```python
def check_depth_type(who, depth_type):
    if isinstance(depth_type, bool) or not isinstance(depth_type, int):
        raise ValueError(f"{who}: depth_type must be an int (0: expected depth, otherwise the median depth), got {depth_type!r}")
# ... 52 lines not shown
        self.r["visibilities"] = e(cap, 1)
        self.g = dict(v_means2d=None, v_ray_transforms=e(cap, 3, 3), v_colors=e(cap, 3), v_opacities=e(cap),
                      v_normals=e(cap, 3), v_densify=e(cap, 2))
        sizes = [N * 3, N * 4, N * 3, N, N * K * 3]
        self.flat_grad = torch.zeros(sum(sizes), **f32)
        o = [0]
        for s in sizes:
            o.append(o[-1] + s)
        fg = self.flat_grad
        self.v_means, self.v_quats = fg[o[0]:o[1]].view(N, 3), fg[o[1]:o[2]].view(N, 4)
        self.v_scales, self.v_opac, self.v_sh = fg[o[2]:o[3]].view(N, 3), fg[o[3]:o[4]], fg[o[4]:o[5]].view(N, K, 3)
        self.loss = torch.zeros(1, **f32)
        self.ws = cabi.Workspace(device)
        self.raster_ws = cabi.Workspace(device)
        self.loss_ws = cabi.Workspace(device)
        L, i64 = cabi.lib(), cabi._lib.C.c_int64
        self.raster_ws.get(max(L.gssdf_raster2dgs_bwd_workspace_bytes(C, w, h, cap, i64(self.isect_cap)) for w, h in self.frame_sizes))
        if frame_sizes:
            self.ws.get(max(max(L.gssdf_tile_encode_workspace_bytes(C, w, h, tile_size, i64(self.isect_cap)),
                                L.gssdf_project2dgs_workspace_bytes(N, C)) for w, h in self.frame_sizes))
            self.loss_ws.get(max(L.gssdf_dssim_workspace_bytes(C, w, h) for w, h in self.frame_sizes))
        self.prof_fwd = self.prof_bwd = None
        self.stage_events = None

    def set_frame(self, W, H):
        W, H = int(W), int(H)
        if (W, H) == (self.W, self.H):
            return
        tw, th = math.ceil(W / self.tile), math.ceil(H / self.tile)
        if W < 1 or H < 1 or W * H > self.max_pixels or tw * th > self.max_tiles:
            raise ValueError(f"SplatRenderer.set_frame: a {W}x{H} frame does not fit storage for {self.max_pixels} pixels and "
                             f"{self.max_tiles} tiles (frame_sizes)")
        C = self.C
        self.W, self.H, self.tw, self.th = W, H, tw, th
        for grp, key, ch, _, _ in _PIXEL_BUFFERS:
            st = self._pix[(grp, key)]
            v = st[:C * H * W * (ch or 1)].view((C, H, W, ch) if ch else (C, H, W))
            if grp is None:
                setattr(self, key, v)
            else:
                getattr(self, grp)[key] = v
        self.offsets = self._offsets_store[:C * th * tw].view(C, th, tw)

    def _zero_pixels(self, grp, key):
        self._pix[(grp, key)].zero_()

    def _mark(self, name):
        if self.stage_events is not None:
            ev = torch.cuda.Event(enable_timing=True)
            ev.record()
            self.stage_events.append((name, ev))

    def forward(self, means, quats, scales, opacities, sh, viewmats, Ks, randns=None, raw=None, bck_color=0, bg=None):
        C, W, H, cap = self.C, self.W, self.H, self.cap
        off, rest = (raw["offsets"], raw["sh_rest"]) if raw else (None, None)
        cabi.project2dgs_fwd(means, quats, scales, viewmats, Ks, W, H, self.near, self.far, 0.0, randns, cap, self.p,
                             self.counts, self.ws, opacities=opacities, mean_offsets=off, raw_params=raw is not None)
        self._mark("projection_fwd")
        if raw and raw.get("sh_catch_up") is not None:
            raw["sh_catch_up"]()
        cabi.view_colors_fwd(viewmats, means, sh, self.sh_degree, cap, self.counts, self.p["camera_ids"],
                             self.p["gaussian_ids"], self.p["radii"], self.colors, mean_offsets=off, sh_rest=rest)
        self._mark("sh_fwd")
        conics = None
        if self.presort_cull:
            cabi.splat_conics(cap, W, H, self.counts, self.p["ray_transforms"], self.p["pt_opacities"], self.conics)
            conics = self.conics
        cabi.tile_encode(C, W, H, self.tile, cap, self.counts, self.p["means2d"], self.p["radii"], self.p["depths"],
                         self.p["camera_ids"], self.isect_cap, None, None, self.flatten_ids, self.offsets, self.ws, conics=conics)
        self._mark("tile_encode")
        cabi.raster2dgs_fwd(C, W, H, self.tile, 3, cap, self.counts, self.p["means2d"], self.p["ray_transforms"], self.colors,
                            self.p["pt_opacities"], self.p["normals"], None, self.offsets, self.flatten_ids, self.r, self.raster_ws,
                            prof=self.prof_fwd, isect_cap=self.isect_cap)
        self._mark("raster_fwd")
        if bck_color:
            cabi.render_post_bg_fwd(C, W, H, viewmats, self.r["render_colors"], self.r["render_depths"], self.r["render_alphas"],
                                    self.r["render_normals"], self.out_colors, self.out_normals, bck_color, bg)
        else:
            cabi.render_post_fwd(C, W, H, viewmats, self.r["render_colors"], self.r["render_depths"], self.r["render_alphas"],
                                 self.r["render_normals"], self.out_colors, self.out_normals)
        self._mark("post_fwd")
        return self.out_colors, self.out_normals

    def backward(self, means, quats, scales, opacities, sh, viewmats, Ks, gt, randns=None, w_rgb=1.0, w_depth=0.1, v_samples=None,
                 zero_grads=True, raw=None, w_dssim=0.0, w_normal=0.0, w_isotropic=0.0, before_projection_bwd=None, projection_bwd=True,
# ... 31 lines not shown
        if not (w_normal > 0 and median_depth) and getattr(self, "_v_median_dirty", False):
            self._zero_pixels("v_r", "median")
            self._v_median_dirty = False
        if w_isotropic > 0:
            cabi.isotropic_loss(self.N, cap, self.counts, self.p["gaussian_ids"], scales, raw is not None, w_isotropic, self.loss,
                                self.v_scales)
        if bck_color:
            cabi.render_post_bg_bwd(C, W, H, viewmats, self.r["render_depths"], self.r["render_alphas"], self.v_out_colors,
                                    self.v_out_normals, None, self.v_r["colors"], self.v_r["depths"], self.v_r["alphas"],
                                    self.v_r["normals"], bck_color, bg)
        else:
            cabi.render_post_bwd(C, W, H, viewmats, self.r["render_depths"], self.r["render_alphas"], self.v_out_colors,
                                 self.v_out_normals, None, self.v_r["colors"], self.v_r["depths"], self.v_r["alphas"],
                                 self.v_r["normals"])
        self._mark("losses+post_bwd")
        cabi.raster2dgs_bwd(C, W, H, self.tile, 3, cap, self.counts, self.p["means2d"], self.p["ray_transforms"], self.colors,
                            self.p["pt_opacities"], self.p["normals"], None, self.offsets, self.flatten_ids,
                            self.r["render_alphas"], None, self.r["last_ids"], self.r["median_ids"],
                            self.v_r["colors"], self.v_r["depths"], self.v_r["alphas"], self.v_r["normals"],
                            self.v_r["median"], self.g, self.raster_ws, prof=self.prof_bwd, isect_cap=self.isect_cap, reuse_fwd=True)
        self._mark("raster_bwd")
        cabi.view_colors_bwd(viewmats, means, sh, self.sh_degree, cap, self.counts, self.p["camera_ids"],
                             self.p["gaussian_ids"], self.p["radii"], self.colors, self.g["v_colors"], v_sh, self.v_means,
                             mean_offsets=off, sh_rest=rest, v_sh_rest=v_rest)
        self._mark("sh_bwd")
        if not projection_bwd:
            return self.loss
        if before_projection_bwd is not None:
            before_projection_bwd()
        cabi.project2dgs_bwd(means, quats, scales, viewmats, Ks, W, H, cap, self.counts, self.p["camera_ids"],
                             self.p["gaussian_ids"], self.p["ray_transforms"], randns, None, None, self.g["v_ray_transforms"],
                             self.g["v_normals"], v_samples, self.v_means, self.v_quats, self.v_scales,
                             v_pt_opacities=self.g["v_opacities"], v_opacities=self.v_opac, mean_offsets=off,
                             raw_params=raw is not None, pt_opacities=self.p["pt_opacities"])
        self._mark("projection_bwd")
        return self.loss

    def step(self, scene, viewmats, Ks, gt, randns=None):
        raw = scene.get("raw")
        self.forward(scene["means"], scene["quats"], scene["scales"], scene["opacities"], scene["sh"], viewmats, Ks, randns, raw=raw)
        return self.backward(scene["means"], scene["quats"], scene["scales"], scene["opacities"], scene["sh"], viewmats, Ks, gt,
                             randns, raw=raw)

    KERNELS_PER_STEP = 21

    def read_counts(self):
        c = self.counts.cpu().tolist()
# ... 70 lines not shown
        if mask is not None:
            self.mask = expand_mask(mask, self.R.H, self.R.W)

    def view_frame(self, W, H):
        self.R.set_frame(W, H)
        if self._bg_store is not None:
            self.bg = self._bg_store[:3 * self.R.H * self.R.W].view(1, self.R.H, self.R.W, 3)

    @contextlib.contextmanager
    def sdf_stage(self):
        if not (self.overlap and self.overlap_ray_stage):
            yield
            return
        side = self._side_stream()
        side.wait_stream(torch.cuda.current_stream())
        with torch.cuda.stream(side):
            yield

    def _side_stream(self):
        if self._side is None:
            self._side = torch.cuda.Stream(device=self.dev, priority=self.sdf_stream_priority)
        return self._side

    KERNELS_PER_STEP = SplatRenderer.KERNELS_PER_STEP + 10

    def _rebind_splat_grads(self, n_splat):
        R, N, K = self.R, self.R.N, self.R.K
        R.flat_grad = self.flat_grad[:n_splat]
        o = [0, N * 3, N * 7, N * 10, N * 11, N * 11 + N * K * 3]
        fg = R.flat_grad
        R.v_means, R.v_quats, R.v_scales = fg[o[0]:o[1]].view(N, 3), fg[o[1]:o[2]].view(N, 4), fg[o[2]:o[3]].view(N, 3)
        R.v_opac, R.v_sh = fg[o[3]:o[4]], fg[o[4]:o[5]].view(N, K, 3)

    def refresh_table(self, table_f32):
        cabi.sdf_table_to_half(table_f32, self.table_half)

    def set_octree(self, octree):
        self.octree = octree
        self.valid_mask = torch.zeros(self.R.cap, dtype=torch.uint8, device=self.dev) if octree is not None else None

    def _coupling_compact(self, net, samples, n_live, on_sdf_grads_ready):
        R, cap = self.R, self.R.cap
        cabi.sdf_gate_compact(cap, samples, self.gate_idx, self.gate_x, self.n_gate, self.gate_ws, visibilities=R.r["visibilities"],
                              visible_thr=self.vis_thr, valid_mask=self.valid_mask, weights=R.p["sample_weights"], w_out=self.gate_w,
                              n_live=n_live)
        if self.eik_mode == 1 and self.delta_dev is not None:
            if self.align_w > 0:
# ... 179 lines not shown
        self._exp_avg = t

    @property
    def exp_avg_sq(self):
        self.flush_sh()
        return self._exp_avg_sq

    @exp_avg_sq.setter
    def exp_avg_sq(self, t):
        self._exp_avg_sq = t

    def flush_sh(self):
        if not self._sh_stale:
            return
        self._sh_stale = False
        cabi.adam_step(self._params, self.flat_grad, self._exp_avg, self._exp_avg_sq, self._sh_groups(), self.t_sh,
                       replay=self.sh_replay, replay_only=True)

    def _sh_groups(self):
        o, w, n = self.seg_off, self.seg_w, self.N_live
        return [(o[4], n * w[4], self.lr[4], False, w[4]), (o[5], n * w[5], self.lr[5], False, w[5])]

    def _sh_catch_up(self):
        if self.t_sh > 0:
            cabi.adam_step(self._params, self.flat_grad, self._exp_avg, self._exp_avg_sq, self._sh_groups(), self.t_sh,
                           replay=self.sh_replay, row_ids=self.R.p["gaussian_ids"], row_count=self.R.counts, row_cap=self.R.cap,
                           replay_only=True)

    def stamp_sh_current(self):
        self.sh_last.fill_(self.t_sh)
        self._sh_stale = False

    def set_live(self, n_live):
        assert 0 <= n_live <= self.N_cap
        if self.N_live is not None and int(n_live) != self.N_live:
            self.flush_sh()
            self.stamp_sh_current()
        self.N_live = n = int(n_live)
        o, w, pv, K = self.seg_off, self.seg_w, self._params, self.R.K
        v = lambda s_, *shape: pv[o[s_]:o[s_] + n * w[s_]].view(n, *shape)
        self.anchors = self.anchors_buf[:n]
        catch_up = self._sh_catch_up if self.lazy_sh else None
        self.scene = dict(means=self.anchors, quats=v(1, 4), scales=v(2, 3), opacities=pv[o[3]:o[3] + n], sh=v(4, 1, 3),
                          raw=dict(offsets=v(0, 3), sh_rest=v(5, K - 1, 3) if K > 1 else None, sh_catch_up=catch_up))
        self.splat_groups = [(o[i], n * w[i], self.lr[i], False, w[i] if (self.lazy_sh and i >= 4) else 0)
                             for i in range(6) if w[i] > 0 and n > 0]
        self.splat_group_is_sh = [i >= 4 for i in range(6) if w[i] > 0 and n > 0]
        t0 = self.t0
        self.sdf_groups = [(t0, self.n_table, self.sdf_lr, True), (t0 + self.n_table, self.n_mlp, self.sdf_lr, False)]
        self.table, self.mlp = pv[t0:t0 + self.n_table], pv[t0 + self.n_table:]
# ... 103 lines not shown
```

include/gssdf_b200.h:

```cpp
#ifndef GSSDF_B200_H
#define GSSDF_B200_H

#include <stddef.h>
#include <stdint.h>

#ifdef __cplusplus
extern "C" {
#endif

typedef struct CUstream_st *gssdf_stream_t;

enum {
    GSSDF_OK = 0,
    GSSDF_EINVAL = -1,
    GSSDF_ECUDA = -2,
    GSSDF_EUNSUPPORTED = -3,
    GSSDF_ENOMEM = -4
};

const char *gssdf_last_error(void);
const char *gssdf_version(void);
#define GSSDF_ABI_REVISION 18
int32_t gssdf_abi_revision(void);

// ... 90 lines not shown
    const int32_t *radii;
    float *colors;
    const float *mean_offsets;
    const float *sh_rest;
} gssdf_view_colors_fwd_args;
int gssdf_view_colors_fwd(const gssdf_view_colors_fwd_args *a, gssdf_stream_t stream);

typedef struct gssdf_view_colors_bwd_args {
    int32_t N, C, K, sh_degree;
    const float *viewmats, *means, *sh;
    int32_t cap;
    const gssdf_counts *counts;
    const int64_t *camera_ids, *gaussian_ids;
    const int32_t *radii;
    const float *colors;
    const float *v_colors;
    float *v_sh;
    float *v_means;
    const float *mean_offsets;
    const float *sh_rest;
    float *v_sh_rest;
} gssdf_view_colors_bwd_args;
int gssdf_view_colors_bwd(const gssdf_view_colors_bwd_args *a, gssdf_stream_t stream);

typedef struct gssdf_tile_encode_args {
    int32_t C;
    int32_t image_width, image_height, tile_size;
    int32_t cap;
    gssdf_counts *counts;
    const float *means2d;
    const int32_t *radii;
    const float *depths;
    const int64_t *camera_ids;
    int64_t isect_cap;
    int32_t *tiles_per_gauss;
    int64_t *isect_ids;
    int32_t *flatten_ids;
    int32_t *offsets;
    void *workspace;
    size_t workspace_bytes;
    const float *conics;
} gssdf_tile_encode_args;
size_t gssdf_tile_encode_workspace_bytes(int32_t C, int32_t image_width, int32_t image_height,
                                         int32_t tile_size, int64_t isect_cap);
typedef struct gssdf_splat_conics_args {
    int32_t cap;
// ... 334 lines not shown
} gssdf_adam_group;

typedef struct gssdf_adam_args {
    float *params;
    float *grads;
    float *exp_avg, *exp_avg_sq;
    int32_t n_groups;
    gssdf_adam_group groups[GSSDF_ADAM_MAX_GROUPS];
    int32_t step;
    float beta1, beta2, eps;
    float grad_scale;
    int32_t zero_grads;
    void *table_half;
    const gssdf_sdf_net *net;
    void *mlp_packed;
    const gssdf_adam_replay *replay;
    const int64_t *row_ids;
    const gssdf_counts *row_count;
    int32_t row_cap;
    int32_t replay_only;
} gssdf_adam_args;
int gssdf_adam_step(const gssdf_adam_args *a, gssdf_stream_t stream);
int gssdf_adam_step_clocks(const gssdf_adam_args *a, const int32_t *group_steps, gssdf_stream_t stream);

#define GSSDF_ROWS_MAX_SEGMENTS 8
typedef struct gssdf_row_segment {
    int64_t offset;
    int32_t width, pad_;
} gssdf_row_segment;
typedef struct gssdf_rows_args {
    int32_t n_segments;
    int32_t zero_source;
    gssdf_row_segment segments[GSSDF_ROWS_MAX_SEGMENTS];
    int64_t cap_rows;
    const int32_t *n_rows;
    const int64_t *row_ids;
    float *flat;
    float *packed;
} gssdf_rows_args;
int gssdf_rows_pack(const gssdf_rows_args *a, gssdf_stream_t stream);
int gssdf_rows_unpack_add(const gssdf_rows_args *a, gssdf_stream_t stream);

typedef struct gssdf_densify_update_args {
    int32_t N, cap;
    const gssdf_counts *counts;
    const int64_t *gaussian_ids;
// ... 397 lines not shown
```

Before: 209.2.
____
* Your task:
Once you have checked every line of the material above, return the ones that hold the string "typedef".

* Worked solution:
typedef struct CUstream_st *gssdf_stream_t;
typedef struct gssdf_view_colors_bwd_args {
typedef struct gssdf_tile_encode_args {
typedef struct gssdf_splat_conics_args {
typedef struct gssdf_adam_args {
typedef struct gssdf_row_segment {
typedef struct gssdf_rows_args {
typedef struct gssdf_densify_update_args {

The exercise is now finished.